ここからは見えないが、大下島の更に背後に大三島が控えている。ここに橋を架けて大三島まで結ぶというのがとびしま海道の構想のひとつだそうだ。それぞれの島の間はこれまで渡って来た各島と同程度の距離なので大三島まで結ぶことは不可能ではなさそうだ。陸続きになればとびしま海道からしまなみ海道を経て呉市方面と四国方面への移動が大幅に便利になる。
ただこれまで書いてきたとおり、各島共に過疎化の進行が止まらない。島の人の利便性のためだけに橋を架けるには受益者が少なすぎるし、地域交通の動脈として活用するにしても、橋を架けるだけの需要があるのかというとこれまた微妙。
そうした背景があるかどうかは知らないが、今のところ構想のみで架橋に向けた具体的な動きはないそうだ。
小大下島の様子をチェックしたらすぐに折り返して今度は岡村集落へ。岡村集落はさっき通過した場所だが、写真は帰りにしようと思っていたので戻りながら2、3撮影した。
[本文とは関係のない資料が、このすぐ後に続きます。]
# TorchIO-project/torchio

Hardware: NVIDIA H100
Metric: augmented voxels/sec on 256^3 fp32 Compose pipeline (higher is better)
Workload: dtype f32

## Files before the change

### include/tio_b200.h

```cpp
#ifndef TIO_B200_H
#define TIO_B200_H

#include <stddef.h>
#include <stdint.h>

#ifdef __cplusplus
extern "C" {
#endif

#define TIO_ABI_VERSION 2

enum tio_dtype {
  TIO_F32 = 0,
  TIO_U8 = 1,
  TIO_I8 = 2,
  TIO_I16 = 3,
  TIO_I32 = 4,
  TIO_I64 = 5,
  TIO_F16 = 6,
  TIO_BF16 = 7,
  TIO_F64 = 8
};

enum tio_interp { TIO_NEAREST = 0, TIO_LINEAR = 1, TIO_LABEL_PV = 2 };
#define TIO_EXACT_COORDS 0x100

#define TIO_FLAG_PASSTHROUGH 1u
#define TIO_FLAG_ELASTIC 2u

const char* tio_last_error(void);
int tio_abi_version(void);

size_t tio_resample_workspace_bytes(int B, int OI, int OJ, int OK);
int tio_resample(const void* src, void* dst, int dtype,
                 int B, int C, int I, int J, int K,
                 int OI, int OJ, int OK,
                 const float* mat, const float* cp, const uint8_t* flags,
                 int ni, int nj, int nk,
                 const float* spacing_in, const float* spacing_out,
                 int affine_first, int mode, const float* fill, int box_hint,
                 void* workspace, size_t workspace_bytes, void* stream);

int tio_onehot(const void* src, int dtype, int B, int64_t vox, const void* labels, int n,
               float* dst, void* stream);
int tio_label_argmax(const float* sampled, int B, int n, int64_t vox, const void* labels,
                     float pad_label, void* dst, int dtype, void* stream);

int tio_crop_patches(const void* src, void* dst, int elem_bytes, int C, int I, int J, int K,
                     int n, const int32_t* corners, int pi, int pj, int pk, void* stream);

int tio_remap(const void* src, void* dst, int elem_bytes, int B, int C, int I, int J, int K,
              int OI, int OJ, int OK, int off_i, int off_j, int off_k, int mode,
              const void* fill, const uint8_t* flip, void* stream);

int tio_permute(const void* src, void* dst, int elem_bytes, int B, int C, int I, int J, int K,
                int perm0, int perm1, int perm2, int flip_bits, void* stream);

int tio_upload(const void* host_pinned, void* dst_device, size_t bytes, void* stream);

int tio_min_sample0(const float* src, int C, int64_t n, float* fill, void* stream);

int tio_blur(const float* src, float* dst, float* scratch,
             int B, int C, int I, int J, int K,
             const float* taps, const int32_t* radius, int R, int axes_mask,
             const uint8_t* identity, void* stream);

size_t tio_mt19937_table_bytes(void);
int tio_mt19937_build_table(void* host_blob, size_t bytes);
size_t tio_randn_mt19937_workspace_bytes(uint64_t offset, uint64_t n);
int tio_randn_mt19937(uint64_t seed, uint64_t offset, uint64_t n, float* z,
                      const void* table, void* workspace, size_t workspace_bytes,
                      void* stream);

int tio_moments(const float* src, const uint8_t* mask, int64_t n, double* out3, void* stream);
size_t tio_quantiles_workspace_bytes(void);
int tio_quantiles(const float* src, const uint8_t* mask, int64_t n, const double* q_host, int m,
                  float* values, double* weights, double* count, void* workspace,
                  size_t workspace_bytes, void* stream);
int tio_rescale(const float* src, float* dst, int B, int64_t per_elem, float lo, float hi,
                const float* sub, const float* div, const float* mul, const float* add,
                const uint8_t* keep, int flags, void* stream);

size_t tio_quantiles_batched_workspace_bytes(int B, int m);
int tio_quantiles_batched(const void* src, int dtype, const uint8_t* mask, int B, int64_t per_elem,
                          const double* q_host, int m, float* values, double* weights, double* count,
                          uint8_t* has_nan, void* workspace, size_t workspace_bytes, void* stream);
int tio_histogram_tables(const float* values, const double* weights, const uint8_t* has_nan,
                         const float* landmarks, int B, int m, float* tables, void* stream);
int tio_histogram_map(const void* src, void* dst, int dtype, int B, int64_t per_elem,
                      const float* tables, int m, void* stream);

int tio_intensity_fused(const float* src, float* dst, float* scratch,
                        int B, int C, int I, int J, int K,
                        const float* coarse, int si, int sj, int sk,
                        const uint8_t* bias_identity, int bias_divide,
                        const float* taps, const int32_t* radius, int R, int axes_mask,
                        const float* mean, const float* std, const uint8_t* keep,
                        const float* z, const float* z2,
                        uint64_t philox_seed, int noise_mode, int rician,
                        const float* gamma, void* stream);

int tio_labels_to_image(const void* labels, int dtype, int C, int B, int64_t vox,
                        const int64_t* label_values, int n, const float* mean, const float* std,
                        const uint64_t* draw_offset, uint64_t seed, int grid_x, float* dst,
                        void* stream);

int tio_label_lut(const void* src, void* dst, int dtype, int64_t count, const void* keys,
                  const void* values, int n, int identity, void* stream);
int tio_label_contour(const void* src, int dtype, int volumes, int I, int J, int K, float* dst,
                      void* stream);
int tio_onehot_classes(const void* src, int dtype, int B, int C, int64_t vox, int num_classes,
                       float* dst, void* stream);
int tio_label_range(const void* src, int dtype, int B, int C, int64_t vox, int64_t* range,
                    void* stream);
int tio_channel_argmax(const void* src, int dtype, int B, int C, int64_t vox, float* dst,
                       void* stream);

int tio_interpolate(const void* src, void* dst, int dtype, int volumes, int I, int J, int K, int OI,
                    int OJ, int OK, const int32_t* idx, const float* lam, int linear, void* stream);
int tio_axis_resample(const void* src, void* dst, int dtype, int B, int C, int I, int J, int K,
                      const int32_t* axis, const int32_t* lo, const int32_t* hi, const float* w, int L,
                      int linear, void* stream);

int tio_clamp(const void* src, void* dst, int dtype, int dst_dtype, int64_t count, const void* lo,
              const void* hi, void* stream);
int tio_mask(const void* mask, int mask_dtype, int mask_channels, const void* keys, int n_keys,
             const void* src, int dtype, void* dst, int dst_dtype, int B, int C, int64_t vox,
             const void* outside, void* stream);
int tio_swap_patches(void* data, int elem_size, int B, int C, int I, int J, int K, int pi, int pj,
                     int pk, const int32_t* swaps, int lists, int steps, int32_t* swaps_device,
                     void* stage, void* stream);

int tio_components(const void* src, int dtype, int B, int I, int J, int K, int mode, const void* keys,
                   int n_keys, int64_t background, int has_background, int fully_connected,
                   uint32_t* parent, uint32_t* count, uint32_t* flags, void* stream);
int tio_component_roots(const void* src, int dtype, int B, int64_t vox, const uint32_t* parent,
                        void* values, uint32_t* n_values, void* stream);
int tio_keep_largest(void* data, int dtype, int B, int64_t vox, int mode, const void* keys,
                     int n_keys, int64_t background, int has_background, const uint32_t* parent,
                     const uint32_t* count, uint64_t* winner, const void* fill, void* stream);

size_t tio_spike_stats_workspace_bytes(int rows);
int tio_spike_stats(const void* src, int dtype, int B, int C, int64_t vox, const float* intensity,
                    double* sum, uint32_t* flags, void* workspace, size_t workspace_bytes,
                    void* stream);
int tio_spectrum_peak(const void* src, int dtype, int B, int C, int I, int J, int K,
                      const float* intensity, const uint32_t* flags, float* peak, void* workspace,
                      size_t workspace_bytes, void* stream);
int tio_spike(void* data, int dtype, int B, int C, int I, int J, int K, const int32_t* spikes, int S,
              const float* intensity, const double* sum, const uint32_t* flags, const float* peak,
              void* tables, size_t tables_bytes, void* stream);

int tio_ghosting(void* data, int dtype, int B, int C, int I, int J, int K, const float* table, int n_max,
                 const int32_t* axis, const uint8_t* active, int axes, uint32_t* flags, void* stream);

#ifdef __cplusplus
}
#endif
#endif
```

### torchio_b200/_native.py

```python

from __future__ import annotations

import ctypes
from ctypes import c_char_p, c_float, c_int, c_int64, c_size_t, c_uint64, c_void_p
from pathlib import Path

LIB_PATH = Path(__file__).resolve().parent / "csrc" / "libtio_b200.so"
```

この集落は関前村の中心集落だっただけに小離島にしては賑やかだ。写真にも写り込んでいるとおりこの辺りで再び雨が降って来た。今度はワイパーをちょこちょこ動かさなければらない程度の小雨である。まだ濡れるというほどでもないが、強くならないことを願いながら集落を抜けた。
途中、海沿いに昭和レトロな外観の店があった。関前みかんの看板や消えかかった正宗という酒のホーロー看板もある。昭和30年代くらいの印象があるが、上には「愛媛県下の酒で一番多く飲まれている!」と書かれている。キャッチフレーズに「!」が入っている辺り、そんなに古いものでもないかもしれない、といっても昭和50年代くらいのイメージ。隣にあった店もレトロフィーチャーな雰囲気の店だったのでそういう昭和の佇まいを留める街並みとしてアピールしているのかもしれない。
この集落もまた車を降りて散策したら楽しそうだなと思った。ゆっくり回れるときに再訪してみたいところだ。
ちなみにこの集落の港から大三島の宗方へのフェリーが出ている。当初はそちらへ渡って尾道に戻る計画を立てたのだが、便数が少なく時間が合わなかったので大崎上島を訪ねることにしたという次第。